Garland looked over to Saratov, who watched the screens with a dark fascination, the mathematics of destruction blooming in his head. Garland spoke.
"I trust that proved useful."
"We are using it to calculate the areas of greatest damage to the ship. It was a piece of space debris, purely a random occurrence."
"Transfer the video to the primary logs and mark it...wait." Garland leaned over and pointed at a camera view in the lower left corner of the grid. "What's that?" He tapped the image to expand it as Saratov looked on.
Down one hallway somewhere in the depths of the ship, figures moved, staggering and trying to right themselves as they tumbled from the shock of the impact.

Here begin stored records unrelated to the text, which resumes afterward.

+      }
+    }
+    TG_BLOCK_PHASE(t) {
+      if (t == 0) sm.runs = plis_step(b, p, max_evals, f_rel, x_rel, next_buf) ? 1 : 0;
+    }
+    if (!sm.runs) return;
+    double* recs = b.recs + (size_t)s0 * 3 * TG_REC_SIZE;
+    for (int c0 = 0; c0 < S; c0 += kEpiSegs) {
+      const int nrec = (S == 1) ? 1 : 3 * imin(kEpiSegs, S - c0);
+      TG_BLOCK_PHASE(t) {
+        for (int h = t; h < 2 * nrec; h += kEpiThreads) {
+          const int q = h >> 1, k = q / 3, which = q - 3 * k;
+          setup_record_head_part(mellinger_record_time(b.xeval[s0 + c0 + k], which, S), b.r, sm.rec + q * TG_REC_SIZE, h & 1);
+        }
+      }
+      TG_BLOCK_PHASE(t) {
+        for (int k = t; k < nrec * TG_N; k += kEpiThreads) setup_record_hrow(b.r, sm.rec + (k / TG_N) * TG_REC_SIZE, k % TG_N);
+      }
+      TG_BLOCK_PHASE(t) {
+        const Dbl2* src = reinterpret_cast<const Dbl2*>(sm.rec);
+        Dbl2* dst = reinterpret_cast<Dbl2*>(recs + (size_t)c0 * 3 * TG_REC_SIZE);
+        for (int k = t; k < nrec * (TG_REC_SIZE / 2); k += kEpiThreads) dst[k] = src[k];
+      }
     }
   }
 };
diff --git a/mrs_uav_trajectory_generation_b200/csrc/tg_pipeline.hpp b/mrs_uav_trajectory_generation_b200/csrc/tg_pipeline.hpp
--- a/mrs_uav_trajectory_generation_b200/csrc/tg_pipeline.hpp
+++ b/mrs_uav_trajectory_generation_b200/csrc/tg_pipeline.hpp
@@ -8,8 +8,10 @@
 #include <cmath>
 #include <cstring>
 #include <functional>
+#include <limits>
 #include <memory>
 #include <string>
+#include <type_traits>
 #include <vector>
 
 #include "tg_kernels.cuh"
@@ -173,7 +175,7 @@
       b.recs = scratch_.template alloc<double>((size_t)totS * TG_REC_SIZE);
     }
     be_.for_each(totS, SetupBaseFn{b, b.times});
-    solve_with_outputs((size_t)B, stats, SolveProblemDesc{b, 0, nullptr, nullptr}, b, &buckets, false);
+    solve_with_outputs((size_t)B, stats, SolveProblemDesc{b, 0, nullptr, nullptr}, b, &buckets);
     launches(2);
     int* cap = scratch_.template alloc<int>((size_t)B + 1);
     g.d_smp_off = persist_.template alloc<int>((size_t)B + 1);
@@ -224,9 +226,10 @@
       const double f_coef = 4.0 * (S * 200.0 + S * 220.0);
       const double nq = TG_N - P.derivative_to_optimize;
       const double f_setup = 3.0 * nq * nq + 525.0 + 4.0 * TG_N * TG_N * TG_N;
+      const long long nsetup_launched = (ev > 0 ? (S == 1 ? 1 : 3 * S) : 0) + S;
       counters.flops_solve += f_solve * (double)nsolve;
-      counters.flops_coef += f_coef * (double)nsolve;
-      counters.flops_setup += f_setup * (double)nsetup;
+      counters.flops_coef += f_coef;
+      counters.flops_setup += f_setup * (double)nsetup_launched;
       counters.flops_sample += 340.0 * g.ps[p].n_samples;
       counters.mellinger_solves += nsolve - 1;
       counters.evals += ev;
@@ -665,8 +668,7 @@
   }
   mutable bool mixed_single_ = false;
   template <class D>
-  void solve_with_outputs(size_t n_inst, const int* stats, const D& desc, const BatchPtrs& b, const std::vector<SolveBucket>* buckets = nullptr,
-                          bool per_vertex = false) {
+  void solve_instances(size_t n_inst, const int* stats, const D& desc, const BatchPtrs& b, const std::vector<SolveBucket>* buckets, bool per_vertex) {
     const bool use_thr = thread_solve_for(n_inst);
     const bool thread_all = use_thr && stats[8] == 0;
     if (use_thr) {
@@ -700,13 +702,15 @@
     } else {
       be_.solve(0, n_inst, stats[0], stats[2], stats[3], stats[6] > 0, desc);
     }
+  }
+  template <class D>
+  void solve_with_outputs(size_t n_inst, const int* stats, const D& desc, const BatchPtrs& b, const std::vector<SolveBucket>* buckets = nullptr) {
+    solve_instances(n_inst, stats, desc, b, buckets, false);
     const int per = 4 * b.smax;
-    if (coef_cost_by_problem(n_inst, desc, b, buckets, per)) {
-    } else if (buckets && buckets->size() > 1) {
+    if (buckets && buckets->size() > 1) {
       for (const SolveBucket& k : *buckets) {
-        const size_t i0 = per_vertex ? k.v0 : (size_t)k.p0, i1 = per_vertex ? k.v1 : (size_t)k.p1;
         const int items = 4 * std::max(k.s_cap, 1);
-        be_.for_each((i1 - i0) * (size_t)items, CoefCostFn<D>{desc, per, b.part, i0, items});
+        be_.for_each((size_t)(k.p1 - k.p0) * (size_t)items, CoefCostFn<D>{desc, per, b.part, (size_t)k.p0, items});
       }
       launches((int)buckets->size() - 1);
     } else {
@@ -716,12 +720,24 @@
     launches(2);
   }
 
-  template <class D>
-  bool coef_cost_by_problem(size_t, const D&, const BatchPtrs&, const std::vector<SolveBucket>*, int) { return false; }
-  bool coef_cost_by_problem(size_t, const SolveProblemDesc& desc, const BatchPtrs& b, const std::vector<SolveBucket>*, int per) {
-    if (desc.mellinger != 1) return false;
-    be_.for_each((size_t)b.B * 128, CoefCostGradFn{CoefCostFn<SolveProblemDesc>{desc, per, b.part, 0, per}, 0, nullptr});
-    return true;
+  template <class B2, class = void>
+  struct HasBlockLaunch : std::false_type {};
+  template <class B2>
+  struct HasBlockLaunch<B2, decltype((void)&B2::template for_each_block<EvalEpilogueFn>)> : std::true_type {};
+  template <class F>
+  struct HostBlockFn {
+    F f;
+    void operator()(size_t i) const {
+      std::unique_ptr<typename F::Shared> sm(new typename F::Shared);
+      double* d = reinterpret_cast<double*>(sm.get());
+      for (size_t k = 0; k < sizeof(typename F::Shared) / sizeof(double); ++k) d[k] = std::numeric_limits<double>::quiet_NaN();
+      f(i, 0, *sm);
+    }
+  };
+  template <class F>
+  void for_each_block(size_t n, const F& f) {
+    if constexpr (HasBlockLaunch<BE>::value) be_.for_each_block(n, f);
+    else be_.for_each(n, HostBlockFn<F>{f});
   }
 
   void time_alloc_core(BatchPtrs& b, const Params& P, const int* stats, const std::vector<SolveBucket>* buckets = nullptr) {
@@ -741,48 +757,41 @@
     for (int k = 0; k < 2; ++k) {
       b.act_prob[k] = scratch_.template alloc<int>(B);
       b.act_vtx[k] = scratch_.template alloc<int>(totV);
-      b.act_seg[k] = scratch_.template alloc<int>(totS);
-    }
-    be_.dev_memset(b.stats + 9, 0, 6 * sizeof(int));
+    }
+    be_.dev_memset(b.stats + 9, 0, 4 * sizeof(int));
     be_.for_each(B, PlisBeginFn{b, P.max_evals}); launches(1);
     const int eval_cap = (P.max_evals > 0 ? P.max_evals : 1000) + 64;
-    int cnt[3] = {B, totV, totS};
+    int cnt[2] = {B, totV};
     const bool lists_ok = thread_solve_for((size_t)totV) && stats[8] == 0;
+    const SolveProblemDesc desc{b, 1, nullptr, nullptr};
+    be_.for_each((size_t)totS * 3, SetupMellingerFn<0>{b});
+    be_.for_each((size_t)totS * 3 * TG_N, SetupMellingerFn<1>{b});
+    launches(2);
     for (int e = 0; e < eval_cap; ++e) {
       const int buf = e & 1, nbuf = buf ^ 1;
       const bool sparse = lists_ok && e > 0 && (size_t)cnt[0] * 2 < (size_t)B;
       be_.dev_memset(b.stats + 7, 0, sizeof(int));
-      be_.dev_memset(b.stats + 9 + 3 * nbuf, 0, 3 * sizeof(int));
+      be_.dev_memset(b.stats + 9 + 2 * nbuf, 0, 2 * sizeof(int));
       if (sparse) {
-        const SolveProblemDesc desc{b, 1, nullptr, nullptr};
-        const int per = 4 * b.smax;
-        be_.for_each((size_t)cnt[2] * 3, SetupMellingerFn<0>{b, b.act_seg[buf]});
-        be_.for_each((size_t)cnt[2] * 3 * TG_N, SetupMellingerFn<1>{b, b.act_seg[buf]});
         if ((size_t)cnt[1] >= list_octet_below) {
           be_.solve_thread(0, (size_t)cnt[1], kThrB * (std::max(b.smax, 1) + 1), SolveProblemListDesc{desc, b.act_vtx[buf]});
         } else {
           be_.skip_thread_eligible = false;
           be_.solve(0, (size_t)cnt[1], stats[0], stats[2], stats[3], stats[6] > 0, SolveProblemListDesc{desc, b.act_vtx[buf]});
         }
-        be_.for_each((size_t)cnt[0] * 128, CoefCostGradFn{CoefCostFn<SolveProblemDesc>{desc, per, b.part, 0, per}, 0, b.act_prob[buf]});
-        be_.for_each((size_t)cnt[1], CostSumFn<SolveProblemDesc>{desc, per, b.part, b.act_vtx[buf]});
-        be_.for_each((size_t)cnt[0], PlisAdvanceFn{b, P.max_evals, P.f_rel, P.x_rel, b.act_prob[buf], nbuf});
-        launches(6);
+        for_each_block((size_t)cnt[0], EvalEpilogueFn{b, P.max_evals, P.f_rel, P.x_rel, b.act_prob[buf], nbuf});
       } else {
-        be_.for_each((size_t)totS * 3, SetupMellingerFn<0>{b, nullptr});
-        be_.for_each((size_t)totS * 3 * TG_N, SetupMellingerFn<1>{b, nullptr});
-        solve_with_outputs((size_t)totV, stats, SolveProblemDesc{b, 1, nullptr, nullptr}, b, buckets, true);
-        be_.for_each(B, PlisAdvanceFn{b, P.max_evals, P.f_rel, P.x_rel, nullptr, nbuf});
-        launches(4);
+        solve_instances((size_t)totV, stats, desc, b, buckets, true);
+        for_each_block((size_t)B, EvalEpilogueFn{b, P.max_evals, P.f_rel, P.x_rel, nullptr, nbuf});
       }
+      launches(2);
       counters.mellinger_launches += 1;
       run_deferred();
-      int back[8];
+      int back[6];
       be_.d2h(back, b.stats + 7, sizeof(back));
       if (back[0] == 0) break;
-      cnt[0] = back[2 + 3 * nbuf];
-      cnt[1] = back[3 + 3 * nbuf];
-      cnt[2] = back[4 + 3 * nbuf];
+      cnt[0] = back[2 + 2 * nbuf];
+      cnt[1] = back[3 + 2 * nbuf];
     }
     be_.for_each(B, PlisFinishFn{b}); launches(1);
     scale_loop(b, P.limits);
@@ -1716,7 +1725,6 @@
     for (int k = 0; k < 2; ++k) {
       b.act_prob[k] = scratch_.template alloc<int>(B);
       b.act_vtx[k] = scratch_.template alloc<int>(totV);
-      b.act_seg[k] = scratch_.template alloc<int>(totS);
     }
     be_.h2d(d_vtx_off, vtx_off, sizeof(int) * ((size_t)B + 1));
     be_.h2d(d_ws_inst, ws_inst.data(), sizeof(long long) * totV);
@@ -1727,13 +1735,13 @@
     be_.h2d(b.np, gv.np.data(), sizeof(int) * B);
     be_.h2d(b.hbw, gv.hbw.data(), sizeof(int) * B);
     be_.h2d(b.times, times, sizeof(double) * totS);
-    be_.dev_memset(b.stats + 9, 0, 6 * sizeof(int));
+    be_.dev_memset(b.stats + 9, 0, 4 * sizeof(int));
     be_.for_each(B, PlisBeginFn{b, P.max_evals}); launches(1);
     const int eval_cap = (P.max_evals > 0 ? P.max_evals : 1000) + 64;
     for (int e = 0; e < eval_cap; ++e) {
       const int nbuf = (e & 1) ^ 1;
       be_.dev_memset(b.stats + 7, 0, sizeof(int));
-      be_.dev_memset(b.stats + 9 + 3 * nbuf, 0, 3 * sizeof(int));
+      be_.dev_memset(b.stats + 9 + 2 * nbuf, 0, 2 * sizeof(int));
       be_.for_each((size_t)totS * 3, gen::MellingerHeadFn<N>{b});
       be_.for_each((size_t)totS * 3 * N, gen::MellingerHrowFn<N>{b});
       be_.for_each_warp((size_t)totV, gen::MellingerSolveFn<N>{b, d_ws_inst, d_ws});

Dark figures, keeping to the shadows even as they signaled each other urgently.
Garland watched as one of the figures finally righted itself and moved quickly on, vanishing into the shadows. Followed by another.
And another.
And another.
Then, abruptly, that camera went out, leaving only static in its wake.
"I knew it," whispered Garland, as he watched the gray static dance on the viewscreen.
Log Entry Received,
Pravin Lal, Chief of Surgery.
I am currently assisting Saratov's personnel in scanning back through the visual records made since our journey began. Although they probably won't tell us much, they hold a fascination for me...they are our history, and show the passage of time even as we remained unconscious. The prologue to our next chapter, so to speak.
Mostly they show blackness, cold and empty. Endless amounts of it.
Saratov's people are awake and seem to have survived the sleep well. I have issued them stimulants to help them work. We will need every advantage in the coming days.